23 Nisan 2012 Pazartesi

Section D'or




Paris-based association of Cubist painters; the group was active from 1912 to about 1914.
The group’s name was suggested by the painter Jacques Villon, who had developed an interest in the significance of mathematical proportions such as the ancient concept of the golden section, thesection d’or. The name thus reflects the Cubist artists’ concern with geometric forms, although Villon and Juan Gris were the only Cubists who directly applied such concepts to their work. The principal members of the group were Robert Delaunay, Marcel Duchamp, Raymond Duchamp-Villon, Albert Gleizes, Juan Gris, Roger de La Fresnaye, Fernand Léger, André Lhote, Louis Marcoussis, Jean Metzinger, Francis Picabia, and André Dunoyer de Segonzac.
In 1912 the group first exhibited together at the Galerie la Boétie in Paris, and it also published a short-lived magazine entitled Section d’Or.
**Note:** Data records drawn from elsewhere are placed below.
static int encoder_plans_at(ojphgpu_encoder* e, const std::vector<uint32_t>& idx)
{
  EncoderRate& R = *e->rate;
  if (R.plans.size() > 32)
    for (auto it = R.plans.begin(); it != R.plans.end();) {
      if (std::find(idx.begin(), idx.end(), it->first) == idx.end()) { delete it->second; it = R.plans.erase(it); } else ++it;
    }
  R.frame_plan.assign(idx.size(), nullptr);
  for (size_t f = 0; f < idx.size(); ++f) {
    auto it = R.plans.find(idx[f]);
    if (it == R.plans.end()) {
      std::unique_ptr<ojphgpu_plan> q(new ojphgpu_plan{ *e->P });
      if (!rate_apply_step(q->plan, rate_grid_qstep(idx[f]))) return OJPHGPU_E_INVALID;
      it = R.plans.emplace(idx[f], q.release()).first;
    }
    R.frame_plan[f] = it->second;
  }
  return OJPHGPU_OK;
}

static int encoder_rate_search(ojphgpu_encoder* e)
{
  EncoderRate& R = *e->rate;
  if (R.searched) return R.search_rc;
  const auto t0 = std::chrono::steady_clock::now();
  R.wait_ms = 0;
  auto run = [&]() -> int {
    const uint32_t F = e->nframes, nb = (uint32_t)e->block_ids.size();
    if (e->budgets.size() != F) return OJPHGPU_E_INVALID;
    HIPCHK(hipMemcpyAsync(R.h_hist.data(), R.hist.p, R.h_hist.size() * 4, hipMemcpyDeviceToHost, e->stream));
    HIPCHK(hipStreamSynchronize(e->stream));
    R.wait_ms += std::chrono::duration<double, std::milli>(std::chrono::steady_clock::now() - t0).count();
    ojphgpu_rate_rounds_destroy(R.rounds); R.rounds = nullptr;
    int rc = rate_rounds_create(R.table, R.h_hist.data(), e->P->bands.size() * OJPHGPU_STATS_BINS, e->budgets.data(), F, -1, &R.rounds);
    if (rc) return rc;
    const RateTrialOut own{ e->out.p, (ojphgpu_cb_result*)e->results.p, (uint32_t*)e->counters.p, nullptr, nullptr, nullptr, nullptr };
    std::vector<uint32_t> idx(F, 0), list; std::vector<uint8_t> measures(F, 0); std::vector<int64_t> sizes(F, 0);
    while ((rc = ojphgpu_rate_rounds_next(R.rounds, idx.data(), measures.data())) == 1) {
      const ojphgpu_cb_result* lengths = nullptr;
      if ((rc = encoder_plans_at(e, idx)) != 0 || (rc = encoder_code_round(e, own, idx.data(), &lengths)) != 0) return rc;
      list.clear();
      for (uint32_t f = 0; f < F; ++f) if (measures[f]) list.push_back(f);
      parallel_for(list.size(), [&](size_t k) {
        const uint32_t f = list[k];
        sizes[f] = rate_layout_bytes(R.frame_plan[f]->plan, e->block_ids, lengths + (size_t)f * nb);
      });
      if ((rc = ojphgpu_rate_rounds_feed(R.rounds, sizes.data())) != 0) return rc;
    }
    return rc;
  };
  R.search_rc = no_throw(run);
  R.searched = true;
  R.search_ms = std::chrono::duration<double, std::milli>(std::chrono::steady_clock::now() - t0).count();
  return R.search_rc;
}

extern "C" int ojphgpu_encoder_rate_info_frame(ojphgpu_encoder* e, uint32_t frame, ojphgpu_rate_info* info)
{
  if (!e || !info || !e->rate || frame >= e->nframes) return OJPHGPU_E_INVALID;
  const EncoderRate& R = *e->rate;
  if (e->budgets.empty() || !R.searched || R.search_rc) return OJPHGPU_E_INVALID;
  return ojphgpu_rate_rounds_frame(R.rounds, frame, info);
}

extern "C" int ojphgpu_encoder_rate_info(ojphgpu_encoder* e, ojphgpu_rate_info* info)
{
  const int rc = ojphgpu_encoder_rate_info_frame(e, 0, info);
  return rc == OJPHGPU_E_BUDGET ? OJPHGPU_OK : rc;
}

extern "C" int ojphgpu_encoder_rate_rounds(ojphgpu_encoder* e, uint32_t* rounds)
{
  if (!e || !rounds || !e->rate || !e->rate->searched || e->budgets.empty()) return OJPHGPU_E_INVALID;
  return ojphgpu_rate_rounds_count(e->rate->rounds, rounds);
}

extern "C" int ojphgpu_encoder_rate_timing(ojphgpu_encoder* e, float out[4])
{
  if (!e || !out || !e->rate || !e->rate->searched || !e->ran) return OJPHGPU_E_INVALID;
  out[0] = (float)e->rate->search_ms; out[1] = (float)e->rate->wait_ms; out[2] = (float)e->rate->final_ms;
  if (e->timer.read(SP_STATS, &out[3])) return OJPHGPU_E_HIP;
  return OJPHGPU_OK;
}

static int decoder_create_synthesis(const ojphgpu_plan* plan, int device, void* stream, ojphgpu_decoder** out);
static int decoder_synthesis_only(ojphgpu_decoder* d, void* d_image, int container);

extern "C" int ojphgpu_encoder_clear_quality(ojphgpu_encoder* e)
{
  if (!e) return OJPHGPU_E_INVALID;
  if (e->quality_on && e->rate) { const int rc = encoder_restore_descs(e); if (rc) return rc; }
  e->quality_on = false; e->cap_bytes = 0;
  return OJPHGPU_OK;
}

extern "C" int ojphgpu_encoder_set_quality(ojphgpu_encoder* e, uint64_t max_sse)
{
  if (!e) return OJPHGPU_E_INVALID;
  if (e->nframes > 1 || !encoder_may_search(e) || !e->budgets.empty()) return OJPHGPU_E_INVALID;
  const Plan& P = *e->P;
  for (const CompGeo& g : P.comps) if (g.bit_depth > 16) return OJPHGPU_E_INVALID;
  if (e->quality) { e->max_sse = max_sse; e->cap_bytes = 0; e->quality_on = true; e->ran = false; return OJPHGPU_OK; }
  return no_throw([&]() -> int {
    HIPCHK(hipSetDevice(e->device));
    {
      RateTable T;
      const int rc = e->rate ? OJPHGPU_OK : rate_table_build(P, T);
      if (rc) return rc;
      const RateTable& U = e->rate ? e->rate->table : T;
      for (uint32_t c = 0; c < U.nclasses; ++c) if (U.quant[(size_t)(OJPHGPU_RATE_GRID - 1) * U.nclasses + c].K_max > 30) return OJPHGPU_E_INVALID;
    }
    if (!e->rate) { const int rc = encoder_rate_setup(e); if (rc) return rc; }
    EncoderQuality* Q = new EncoderQuality();
    struct Owner { EncoderQuality* p; ~Owner() { delete p; } } owner{ Q };
    int rc = decoder_create_synthesis(e->handle, e->device, e->stream, &Q->syn);
    if (rc) return rc;
    for (size_t i = 0; i < P.bands.size(); ++i) {
      const Band& B = P.bands[i];
      if (B.empty) continue;
      ojphgpu_requant_desc d; memset(&d, 0, sizeof(d));
      d.plane_off = B.plane_off; d.pitch = B.pitch; d.w = B.r.w; d.h = B.r.h;
      Q->h_descs.push_back(d); Q->desc_band.push_back((uint32_t)i);
      Q->max_w = std::max(Q->max_w, B.r.w); Q->max_h = std::max(Q->max_h, B.r.h);
    }
    std::vector<ojphgpu_error_comp> ec;
    for (const CompGeo& g : P.comps) ec.push_back(ojphgpu_error_comp{ g.frame_off, (uint64_t)g.w * g.h, g.is_signed ? 1u : 0u, 0u });
    Q->h_err.assign(ec.size(), ojphgpu_frame_err{ 0, 0, 0 }); Q->best = Q->h_err;
    if (Q->recon.alloc((size_t)P.frame_elems * 4) || Q->descs.alloc(Q->h_descs.size() * sizeof(ojphgpu_requant_desc)) ||
        Q->comps.alloc(ec.size() * sizeof(ec[0])) || Q->err.alloc(ec.size() * sizeof(ojphgpu_frame_err)))
      return OJPHGPU_E_NOMEM;
    if (!ec.empty()) HIPCHK(hipMemcpy(Q->comps.p, ec.data(), ec.size() * sizeof(ec[0]), hipMemcpyHostToDevice));
    e->quality = Q; owner.p = nullptr;
    e->max_sse = max_sse; e->cap_bytes = 0; e->quality_on = true; e->ran = false;
    return OJPHGPU_OK;
  });
}

extern "C" int ojphgpu_encoder_set_quality_capped(ojphgpu_encoder* e, uint64_t max_sse, uint64_t cap_bytes)
{
  const int rc = ojphgpu_encoder_set_quality(e, max_sse);
  if (rc == OJPHGPU_OK) e->cap_bytes = cap_bytes;
  return rc;
}

int ojphgpu_encoder_quality_trial(ojphgpu_encoder* e, const QualityTrialIo& io, uint32_t j, ojphgpu_frame_err* comps)
{
  EncoderRate& R = *e->rate; EncoderQuality& Q = *e->quality;
  hipStream_t s = e->stream;
  auto hip = [](hipError_t x) { return x == hipSuccess; };
  const uint32_t nc = R.table.nclasses;
  for (size_t i = 0; i < Q.h_descs.size(); ++i) {
    const BandQuant& q = R.table.quant[(size_t)j * nc + R.table.band_class[Q.desc_band[i]]];
    Q.h_descs[i].delta = q.delta; Q.h_descs[i].delta_inv = 1.0f / q.delta; Q.h_descs[i].K_max = q.K_max;
  }
  const size_t dbytes = Q.h_descs.size() * sizeof(ojphgpu_requant_desc), ebytes = Q.h_err.size() * sizeof(ojphgpu_frame_err);
  int rc;
  if (io.h_descs) {
    memcpy(io.h_descs, Q.h_descs.data(), dbytes);
    if ((rc = copy_to_host_launch(s, Q.descs.p, io.d_descs, dbytes)) != 0) return rc;
  } else if (dbytes && !hip(hipMemcpyAsync(Q.descs.p, Q.h_descs.data(), dbytes, hipMemcpyHostToDevice, s))) return OJPHGPU_E_HIP;
  rc = ojphgpu_band_requantise(s, (const ojphgpu_requant_desc*)Q.descs.p, (uint32_t)Q.h_descs.size(), Q.max_w, Q.max_h, e->arena.p, Q.syn->arena.p);
  if (rc) return rc;
  if ((rc = decoder_synthesis_only(Q.syn, Q.recon.p, 32)) != 0) return rc;
  if (!hip(hipMemsetAsync(Q.err.p, 0, ebytes, s))) return OJPHGPU_E_HIP;
  rc = ojphgpu_frame_error_ex(s, io.frame, io.container, Q.recon.p, 32, (const ojphgpu_error_comp*)Q.comps.p, (uint32_t)Q.h_err.size(), (ojphgpu_frame_err*)Q.err.p);
  if (rc) return rc;
  const auto w0 = std::chrono::steady_clock::now();
  if (io.h_err) {
    if ((rc = copy_to_host_launch(s, io.d_err, Q.err.p, ebytes)) != 0) return rc;
    if (!hip(hipEventRecord(io.done, s)) || !hip(hipEventSynchronize(io.done))) return OJPHGPU_E_HIP;
    memcpy(comps, io.h_err, ebytes);
  } else if (!hip(hipMemcpyAsync(comps, Q.err.p, ebytes, hipMemcpyDeviceToHost, s)) || !hip(hipStreamSynchronize(s))) return OJPHGPU_E_HIP;
  Q.wait_ms += std::chrono::duration<double, std::milli>(std::chrono::steady_clock::now() - w0).count();
  return OJPHGPU_OK;
}

static int64_t encoder_quality_trial(void* user, uint32_t j, uint64_t* sse)
{
  ojphgpu_encoder* e = (ojphgpu_encoder*)user;
  EncoderQuality& Q = *e->quality;
  const QualityTrialIo own{ Q.frame, Q.container, nullptr, nullptr, nullptr, nullptr, nullptr };
  const int rc = ojphgpu_encoder_quality_trial(e, own, j, Q.h_err.data());
  if (rc) return rc;
  uint64_t total = 0;
  for (const ojphgpu_frame_err& c : Q.h_err) total += c.sse;
  Q.by_index[j] = Q.h_err;
  *sse = total;
  return 0;
}

static int encoder_quality_search(ojphgpu_encoder* e)
{
  EncoderRate& R = *e->rate; EncoderQuality& Q = *e->quality;
  if (R.searched) return R.search_rc;
  const auto t0 = std::chrono::steady_clock::now();
  Q.wait_ms = 0; Q.final_ms = 0;
  auto run = [&]() -> int {
    if (!Q.frame) return OJPHGPU_E_INVALID;
    Q.by_index.assign(OJPHGPU_RATE_GRID, {});
    int rc = ojphgpu_quality_search(e->max_sse, encoder_quality_trial, e, &Q.info);
    Q.have_info = rc == OJPHGPU_OK || rc == OJPHGPU_E_QUALITY; Q.have_capped = false;
    Q.search_ms = std::chrono::duration<double, std::milli>(std::chrono::steady_clock::now() - t0).count();
    if (rc) return rc;
    Q.best = Q.by_index[Q.info.grid_index];
    for (const ojphgpu_frame_err& c : Q.best) Q.info.pae = std::max(Q.info.pae, c.pae);
    const auto t1 = std::chrono::steady_clock::now();
    const RateTrialOut own{ e->out.p, (ojphgpu_cb_result*)e->results.p, (uint32_t*)e->counters.p, nullptr, nullptr, nullptr, nullptr };
    const ojphgpu_cb_result* lengths = nullptr;
    if ((rc = encoder_plans_at(e, { Q.info.grid_index })) != 0 || (rc = encoder_code_round(e, own, &Q.info.grid_index, &lengths)) != 0) return rc;
    const int64_t size = rate_layout_bytes(R.frame_plan[0]->plan, e->block_ids, lengths);
    Q.final_ms = std::chrono::duration<double, std::milli>(std::chrono::steady_clock::now() - t1).count();
    if (size < 0) return size < INT32_MIN ? OJPHGPU_E_INVALID : (int)size;
    Q.info.bytes = (uint64_t)size;
    return OJPHGPU_OK;
  };
  R.search_rc = no_throw(run);
  R.searched = true;
  return R.search_rc;
}

static int64_t encoder_size_trial(void* user, uint32_t j)
{
  ojphgpu_encoder* e = (ojphgpu_encoder*)user;
  EncoderRate& R = *e->rate;
  const RateTrialOut own{ e->out.p, (ojphgpu_cb_result*)e->results.p, (uint32_t*)e->counters.p, nullptr, nullptr, nullptr, nullptr };
  const ojphgpu_cb_result* lengths = nullptr;
  int rc;
  if ((rc = encoder_plans_at(e, { j })) != 0 || (rc = encoder_code_round(e, own, &j, &lengths)) != 0) return rc;
  e->quality->coded_at = (int)j;
  return rate_layout_bytes(R.frame_plan[0]->plan, e->block_ids, lengths);
}

static const uint32_t* encoder_capped_hist(void* user)
{
  ojphgpu_encoder* e = (ojphgpu_encoder*)user;
  EncoderRate& R = *e->rate;
  int& verdict = e->quality->hist_rc;
  hipStream_t s = e->stream;
  auto hip = [](hipError_t x) { return x == hipSuccess; };
  verdict = OJPHGPU_E_HIP;
  if (!hip(hipMemsetAsync(R.hist.p, 0, R.hist.n, s))) return nullptr;
  if ((verdict = ojphgpu_band_stats(s, (const ojphgpu_stats_desc*)R.stats_descs.p, R.n_stats, R.stats_max_w, R.stats_max_h, e->arena.p, (uint32_t*)R.hist.p)) != 0) return nullptr;
  verdict = OJPHGPU_E_HIP;
  if (!hip(hipMemcpyAsync(R.h_hist.data(), R.hist.p, R.h_hist.size() * 4, hipMemcpyDeviceToHost, s)) || !hip(hipStreamSynchronize(s))) return nullptr;
  verdict = OJPHGPU_OK;
  return R.h_hist.data();
}

static int encoder_capped_search(ojphgpu_encoder* e)
{
  EncoderRate& R = *e->rate; EncoderQuality& Q = *e->quality;
  if (R.searched) return R.search_rc;
  const auto t0 = std::chrono::steady_clock::now();
  Q.wait_ms = 0; Q.final_ms = 0; R.wait_ms = 0;
  auto run = [&]() -> int {
    if (!Q.frame) return OJPHGPU_E_INVALID;
    Q.by_index.assign(OJPHGPU_RATE_GRID, {});
    Q.coded_at = -1; Q.have_info = false; Q.hist_rc = OJPHGPU_OK;
    int rc = capped_search(R.table, e->max_sse, e->cap_bytes, -1, -1, encoder_quality_trial, encoder_size_trial, encoder_capped_hist, e, &Q.capped);
    Q.have_capped = !Q.hist_rc && (rc == OJPHGPU_OK || rc == OJPHGPU_E_BUDGET);
    if (Q.hist_rc) return Q.hist_rc;
    if (rc) return rc;
    ojphgpu_capped_info& I = Q.capped;
    if (Q.coded_at != (int)I.grid_index) {
      const int64_t size = encoder_size_trial(e, I.grid_index);
      I.rate_passes++;
      if (size < 0) return size < INT32_MIN ? OJPHGPU_E_INVALID : (int)size;
      if ((uint64_t)size != I.bytes) return OJPHGPU_E_HIP;
    }
    Q.best = Q.by_index[I.grid_index];
    if (Q.best.size() != Q.h_err.size()) return OJPHGPU_E_INVALID;
    for (const ojphgpu_frame_err& c : Q.best) I.pae = std::max(I.pae, c.pae);
    return OJPHGPU_OK;
  };
  R.search_rc = no_throw(run);
  R.searched = true;
  Q.search_ms = std::chrono::duration<double, std::milli>(std::chrono::steady_clock::now() - t0).count();
  Q.wait_ms += R.wait_ms;
  return R.search_rc;
}

extern "C" int ojphgpu_encoder_capped_info(ojphgpu_encoder* e, ojphgpu_capped_info* info)
{
  if (!e || !info || !e->quality || !e->quality_on || !e->cap_bytes || !e->quality->have_capped || !e->rate->searched) return OJPHGPU_E_INVALID;
  *info = e->quality->capped;
  return OJPHGPU_OK;
}

extern "C" int ojphgpu_encoder_quality_info(ojphgpu_encoder* e, ojphgpu_quality_info* info)
{
  if (!e || !info || !e->quality || e->cap_bytes || !e->quality->have_info) return OJPHGPU_E_INVALID;
  *info = e->quality->info;
  return OJPHGPU_OK;
}

extern "C" int ojphgpu_encoder_quality_comp(ojphgpu_encoder* e, uint32_t comp, uint64_t* sse, uint32_t* pae)
{
  if (!e || !sse || !pae || !e->quality || !(e->quality->have_info || e->quality->have_capped) || !e->rate->searched || e->rate->search_rc || comp >= e->quality->best.size())
    return OJPHGPU_E_INVALID;
  *sse = e->quality->best[comp].sse; *pae = e->quality->best[comp].pae;
  return OJPHGPU_OK;
}

extern "C" int ojphgpu_encoder_quality_timing(ojphgpu_encoder* e, float out[3])
{
  if (!e || !out || !e->quality || !e->rate->searched) return OJPHGPU_E_INVALID;
  out[0] = (float)e->quality->search_ms; out[1] = (float)e->quality->wait_ms; out[2] = (float)e->quality->final_ms;
  return OJPHGPU_OK;
}

static int encode_host(ojphgpu_encoder* e, const void* h_image, int container, uint8_t* h_out, size_t cap, size_t* out_len)
{
  if (!e || !h_image) return OJPHGPU_E_INVALID;
  const Plan& P = *e->P;
  const size_t bytes = (size_t)P.frame_elems * 4 * e->nframes;
  if (!e->image.p && e->image.alloc(bytes)) return OJPHGPU_E_NOMEM;
  HIPCHK(hipMemcpyAsync(e->image.p, h_image, bytes / (32 / container), hipMemcpyHostToDevice, e->stream));
  int rc = ojphgpu_encoder_run_container(e, e->image.p, container);
  if (rc) return rc;
  return ojphgpu_encoder_finish(e, h_out, cap, out_len);
}

extern "C" int ojphgpu_encode(ojphgpu_encoder* e, const int32_t* h_image, uint8_t* h_out, size_t cap, size_t* out_len)
{
  return encode_host(e, h_image, 32, h_out, cap, out_len);
}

The start of World War I in 1914 ended the activities of the group, which had never been more than a loose association.
A French term meaning 'golden section', this refers to an irrational proportion known since the time of EUCLID (c.3rd century BC) and once thought to possess a hidden harmonic proportion in tune with the universe.
It may be defined as a line divided in such a way that the smaller part is to the larger as the larger is to the whole.

ROBERT DELUNAY
French painter Robert Delaunay was one of the first artists to introduce vibrant color into Cubism, trend eventually known as Orphism. An important figure in 20th century art, Delaunay is often overshadowed by his contemporaries such as Picasso, Matisse and Barque. Delaunay and his wife, Sonia Terk Delaunay, worked on a large, impressive abstract mural together for the Paris Exposition in 1937.



22 Nisan 2012 Pazar

Der Blaue Reiter



Der Blaue Reiter
The Der Blaue Reiter movement was a German expressionist art period lasting from 1911 to 1914. The name Der Blaue Reiter was taken from one of Kandinsky’s works, Le Cavalier bleu. The movement was led by Kadinsky, Klee, Marc, and Macke – a group of expressionist artists greatly influenced by the Brucke artists of the previous decade – the Der Blaue Reiter did not believe in the main objective of the Brucke movement (simply focusing on one group of artists). The Der Blaue Reiter artists attempted to find spiritual truths that they felt impressionists had not conveyed. The art movement was not stylistically unified as demonstrated by the range of pure abstractions created by Kadinsky versus the romantic images of Marc. The Der Blaue Reiter believed in changeability, new ideas, and the mixing of different ideas of spirituality and art.
Wassily Kandinsky
  1866-1944

Wassily Kandinsky was a Russian painter, printmaker and art theorist. One of famous 20th-century artists, he is credited with painting the first modern abstract works. 
Kandinsky's purely abstract works followed a long period of development based on his personal artistic experiences. Fascination and unusual stimulation by color in his childhood, than his study of the folk art in the region, in particular the use of bright colors on a dark background; he used later in his paintings and reflected in much his early work.
For the most part, Kandinsky's paintings did not emphasize any human figures. There are some exceptions: "Sunday, Old Russia (1904)" and "Riding Couple (1907)". Fauvism is also apparent in these early works. Perhaps the most important of Kandinsky's paintings from the decade of the 1900s was "The Blue Rider (1903)". The type of intentional disjunction applied in this painting, allows viewers to participate in the creation of the artwork would become an increasingly conscious technique used by the artist in subsequent years-culminating in his great "abstract expressionist" works of the 1911-1914. In The Blue Rider Kandinsky shows the rider more as a series of colors than of specific details.